▶ TASK DESCRIPTION: Take every line from the listing below that includes "lines" and copy it.

▶ LISTED ENTRIES:
◆ ◆ ◆ ◆ ◆ ◆ ◆
int clean_locked(hfpf_handle* h, int pre_rc)
{
    Tables& t = h->t;
    hipStream_t s = h->stream;
    int rc;
    if (h->dist_on && (rc = dist_exchange_locked(h, pre_rc))) return rc;
    if (pre_rc) return pre_rc;
    if ((rc = read_counters(h))) return rc;
    if ((rc = check_device_errors(h))) return rc;
    const uint64_t n_occ = std::min<uint64_t>(h->h_ctr[C_OCC], t.max_occ);
    const uint64_t n_normals = h->h_ctr[C_NORMALS];
    const uint64_t n_pend = h->ss.pend_valid ? h->h_ctr[C_PEND] : 0;
    h->ss.occ_exported = n_occ;
    h->ss.frames_exported = std::max(h->ss.frames_exported, h->ss.frames_seen);
    h->ss.dirty = false;
    h->clean_passes++;

    {
        LinkRanges lr;
        uint64_t max_new = 0;
        for (int r = 0; r < kLogRegions; r++) {
            const uint64_t n_r = std::min<uint64_t>(h->h_log_ctr[r * 16], t.log_region_cap);
            const uint64_t base = (uint64_t)r * t.log_region_cap;
// ... 6 lines not shown
            hipLaunchKernelGGL(k_link_log, dim3(blocks_for(max_new, 256), kLogRegions), dim3(256), 0, s, t, lr);
            HIPCHK(h, hipGetLastError());
        }
        h->ss.direct_linked = h->h_ctr[C_BUFFERED];
    }
    if (n_occ == 0) return HFPF_OK;

    const uint64_t n_new_occ = n_occ - std::min(n_occ, h->ss.gate_done);
    const uint64_t n_in = n_pend + n_new_occ;
    if (n_in == 0) return HFPF_OK;
    if ((rc = scratch(h, h->pend_b, n_in * 4))) return rc;
    if ((rc = scratch(h, h->keys_a, n_in * 8))) return rc;
    const uint64_t reg_ub = (2ull * (uint64_t)h->g.K + 1ull) * n_in;
    const uint64_t live_ub = std::min<uint64_t>(h->h_ctr[C_REG], t.max_reg) + std::min<uint64_t>(h->h_ctr[C_PREREG], t.max_reg);
    bool full = h->h_ctr[C_DEP] + 2 * live_ub + 2 * reg_ub + n_new_occ > t.max_dep;
    hipLaunchKernelGGL(k_clean_begin, dim3(blocks_for(n_in, 256)), dim3(256), 0, s, t, n_in, (const uint32_t*)(t.occ_list + h->ss.gate_done), n_new_occ, full ? 1u : 0u);
    launch_gate(h, (const uint32_t*)h->pend_a.p, n_pend, (const uint32_t*)(t.occ_list + h->ss.gate_done), n_new_occ, (uint32_t*)h->pend_b.p);
    HIPCHK(h, hipGetLastError());
    h->ss.gate_done = n_occ;
    h->ss.normals_possible = true;
    swap(h->pend_a, h->pend_b);
    h->ss.pend_valid = true;

    const unsigned cand_bits = HFPF_MORTON_IDS ? 3u * std::max(h->g.key_sy, std::max(h->g.key_sx - h->g.key_sy, h->g.key_bits - h->g.key_sx)) : h->g.key_bits;
    if ((rc = sort_keys_u64(h, t.cand_key, (uint64_t*)h->keys_a.p, n_in, cand_bits))) return rc;
    hipLaunchKernelGGL(k_normal, dim3(blocks_for(n_in, 128)), dim3(128), 0, s, h->g, t, (const uint64_t*)h->keys_a.p, kCountOnDevice, n_normals);
    const bool reg_small = n_in < (1ull << 18);
    const uint64_t reg_tile = 256ull * (reg_small ? kRegTilesSmall : kRegTilesLarge);
    const uint64_t reg_blocks = ((n_in + reg_tile - 1) / reg_tile) * (2ull * (uint64_t)h->g.K + 1ull);
    const uint32_t count_deps = full ? 0u : 1u;
    if (reg_small) hipLaunchKernelGGL(k_register<kRegTilesSmall>, dim3((unsigned)std::max<uint64_t>(reg_blocks, 1)), dim3(256), 0, s, h->g, t, kCountOnDevice, n_normals, count_deps);
    else hipLaunchKernelGGL(k_register<kRegTilesLarge>, dim3((unsigned)std::max<uint64_t>(reg_blocks, 1)), dim3(256), 0, s, h->g, t, kCountOnDevice, n_normals, count_deps);
    HIPCHK(h, hipGetLastError());
    uint64_t n_reg = 0, n_pre = 0, inc_touched = 0;
    const uint64_t reg_first = std::min<uint64_t>(h->h_ctr[C_REG], t.max_reg);
    const bool no_wait = !full && reg_ub < (1ull << 21) && h->knobs.clean_small_nowait;
    if (!full) {
        hipLaunchKernelGGL(k_depinc_offsets, dim3(blocks_for(reg_ub, 256 * kListTiles)), dim3(256), 0, s, t, kCountOnDevice);
        hipLaunchKernelGGL(k_depinc_fill, dim3(blocks_for(reg_ub, 256)), dim3(256), 0, s, t, reg_first, kCountOnDevice);
        HIPCHK(h, hipGetLastError());
        if (no_wait) {
            with_color(t.color, [&](auto C) {
                hipLaunchKernelGGL(k_replay<C>, dim3(blocks_for(reg_ub * kChains, 256)), dim3(256), 0, s, h->g, t, (const uint32_t*)t.touched_list, 1u, 0u,
                                   kCountOnDevice, n_normals);
            });
            HIPCHK(h, hipGetLastError());
            return HFPF_OK;
        }
// ... 96 lines not shown
    *out = nullptr;
    hfpf_handle* h = new hfpf_handle();
    h->cfg = *cfg;
    h->knobs = read_knobs();
    auto bail = [&](int rc) {
        g_create_error = h->err;
        for (void* p : h->allocs) (void)hipFree(p);
        for (DevBuf* b : h->bufs)
            if (b->p) (void)hipFree(b->p);
        if (h->h_ctr) (void)hipHostFree(h->h_ctr);
        if (h->h_log_ctr) (void)hipHostFree(h->h_log_ctr);
        if (h->mbox) (void)hipHostFree(h->mbox);
        if (h->copy_stream) (void)hipStreamDestroy(h->copy_stream);
        for (hipStream_t cs : h->copy_more)
            if (cs) (void)hipStreamDestroy(cs);
        if (h->stream) (void)hipStreamDestroy(h->stream);
        delete h;
        return rc;
    };
    int rc = setup_params(h);
    if (rc) return bail(rc);
    int ndev = 0;
    hipError_t e = hipGetDeviceCount(&ndev);
    if (e != hipSuccess || ndev <= 0) return bail(fail(h, HFPF_ERR_HIP, "no HIP device available (%s); this engine has no CPU path", hipGetErrorString(e)));
    if (cfg->device < 0 || cfg->device >= ndev) return bail(fail(h, HFPF_ERR_BAD_CONFIG, "device %d out of range (%d devices)", cfg->device, ndev));
    if ((e = hipSetDevice(cfg->device)) != hipSuccess) return bail(fail(h, HFPF_ERR_HIP, "hipSetDevice: %s", hipGetErrorString(e)));
    if ((e = hipStreamCreateWithFlags(&h->stream, hipStreamNonBlocking)) != hipSuccess) return bail(fail(h, HFPF_ERR_HIP, "hipStreamCreate: %s", hipGetErrorString(e)));
    if ((e = hipStreamCreateWithFlags(&h->copy_stream, hipStreamNonBlocking)) != hipSuccess) return bail(fail(h, HFPF_ERR_HIP, "hipStreamCreate: %s", hipGetErrorString(e)));
    for (int k = 0; k + 1 < h->knobs.copy_streams; k++)
        if ((e = hipStreamCreateWithFlags(&h->copy_more[k], hipStreamNonBlocking)) != hipSuccess) return bail(fail(h, HFPF_ERR_HIP, "hipStreamCreate: %s", hipGetErrorString(e)));
    if ((e = hipHostMalloc((void**)&h->h_ctr, C_COUNT * sizeof(unsigned long long), hipHostMallocDefault)) != hipSuccess)
        return bail(fail(h, HFPF_ERR_HIP, "hipHostMalloc: %s", hipGetErrorString(e)));
    memset(h->h_ctr, 0, C_COUNT * sizeof(unsigned long long));
    if ((e = hipHostMalloc((void**)&h->h_log_ctr, kLogRegions * 16 * sizeof(unsigned long long), hipHostMallocDefault)) != hipSuccess)
        return bail(fail(h, HFPF_ERR_HIP, "hipHostMalloc: %s", hipGetErrorString(e)));
    memset(h->h_log_ctr, 0, kLogRegions * 16 * sizeof(unsigned long long));
    if (h->knobs.mailbox) {
        if ((e = hipHostMalloc((void**)&h->mbox, (kMboxWords + 8) * sizeof(unsigned long long), hipHostMallocCoherent | hipHostMallocMapped)) != hipSuccess)
            return bail(fail(h, HFPF_ERR_HIP, "hipHostMalloc (mailbox): %s", hipGetErrorString(e)));
        memset(h->mbox, 0, (kMboxWords + 8) * sizeof(unsigned long long));
    }
    {
        int per_cu = 0, cus = 0;
        hipDeviceProp_t prop;
        if (hipGetDeviceProperties(&prop, cfg->device) == hipSuccess) cus = prop.multiProcessorCount;
        if (hipOccupancyMaxActiveBlocksPerMultiprocessor(&per_cu, h->binned ? k_integrate<true, false, true> : k_integrate<true, false, false>, 256, 0) != hipSuccess) per_cu = 4;
        h->integrate_grid = std::max(1, per_cu) * std::max(1, cus);
    }
    if ((rc = alloc_tables(h))) return bail(rc);
    {
        const uint64_t n0 = h->cfg.max_normals;
        if ((rc = scratch(h, h->keys_a, n0 * 8)) || (rc = scratch(h, h->keys_b, n0 * 8)) || (rc = scratch(h, h->vals_a, n0 * 4)) ||
            (rc = scratch(h, h->vals_b, n0 * 4)) || (rc = scratch(h, h->pend_b, n0 * 4)) || (rc = scratch(h, h->sort_tmp, n0 * 16)))
            return bail(rc);
        if (h->cfg.max_call_points && h->binned) {
// ... 11 lines not shown
            if (h->xfer_pin[0]) (void)hipHostFree(h->xfer_pin[0]);
            h->xfer_pin[0] = nullptr;
            break;
        }
    }
    if ((e = hipStreamSynchronize(h->stream)) != hipSuccess) return bail(fail(h, HFPF_ERR_HIP, "sync after init: %s", hipGetErrorString(e)));
    *out = h;
    return HFPF_OK;
}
◆ ◆ ◆ ◆ ◆ ◆ ◆
▶ WRITTEN RESPONSE:
// ... 6 lines not shown
// ... 96 lines not shown
// ... 11 lines not shown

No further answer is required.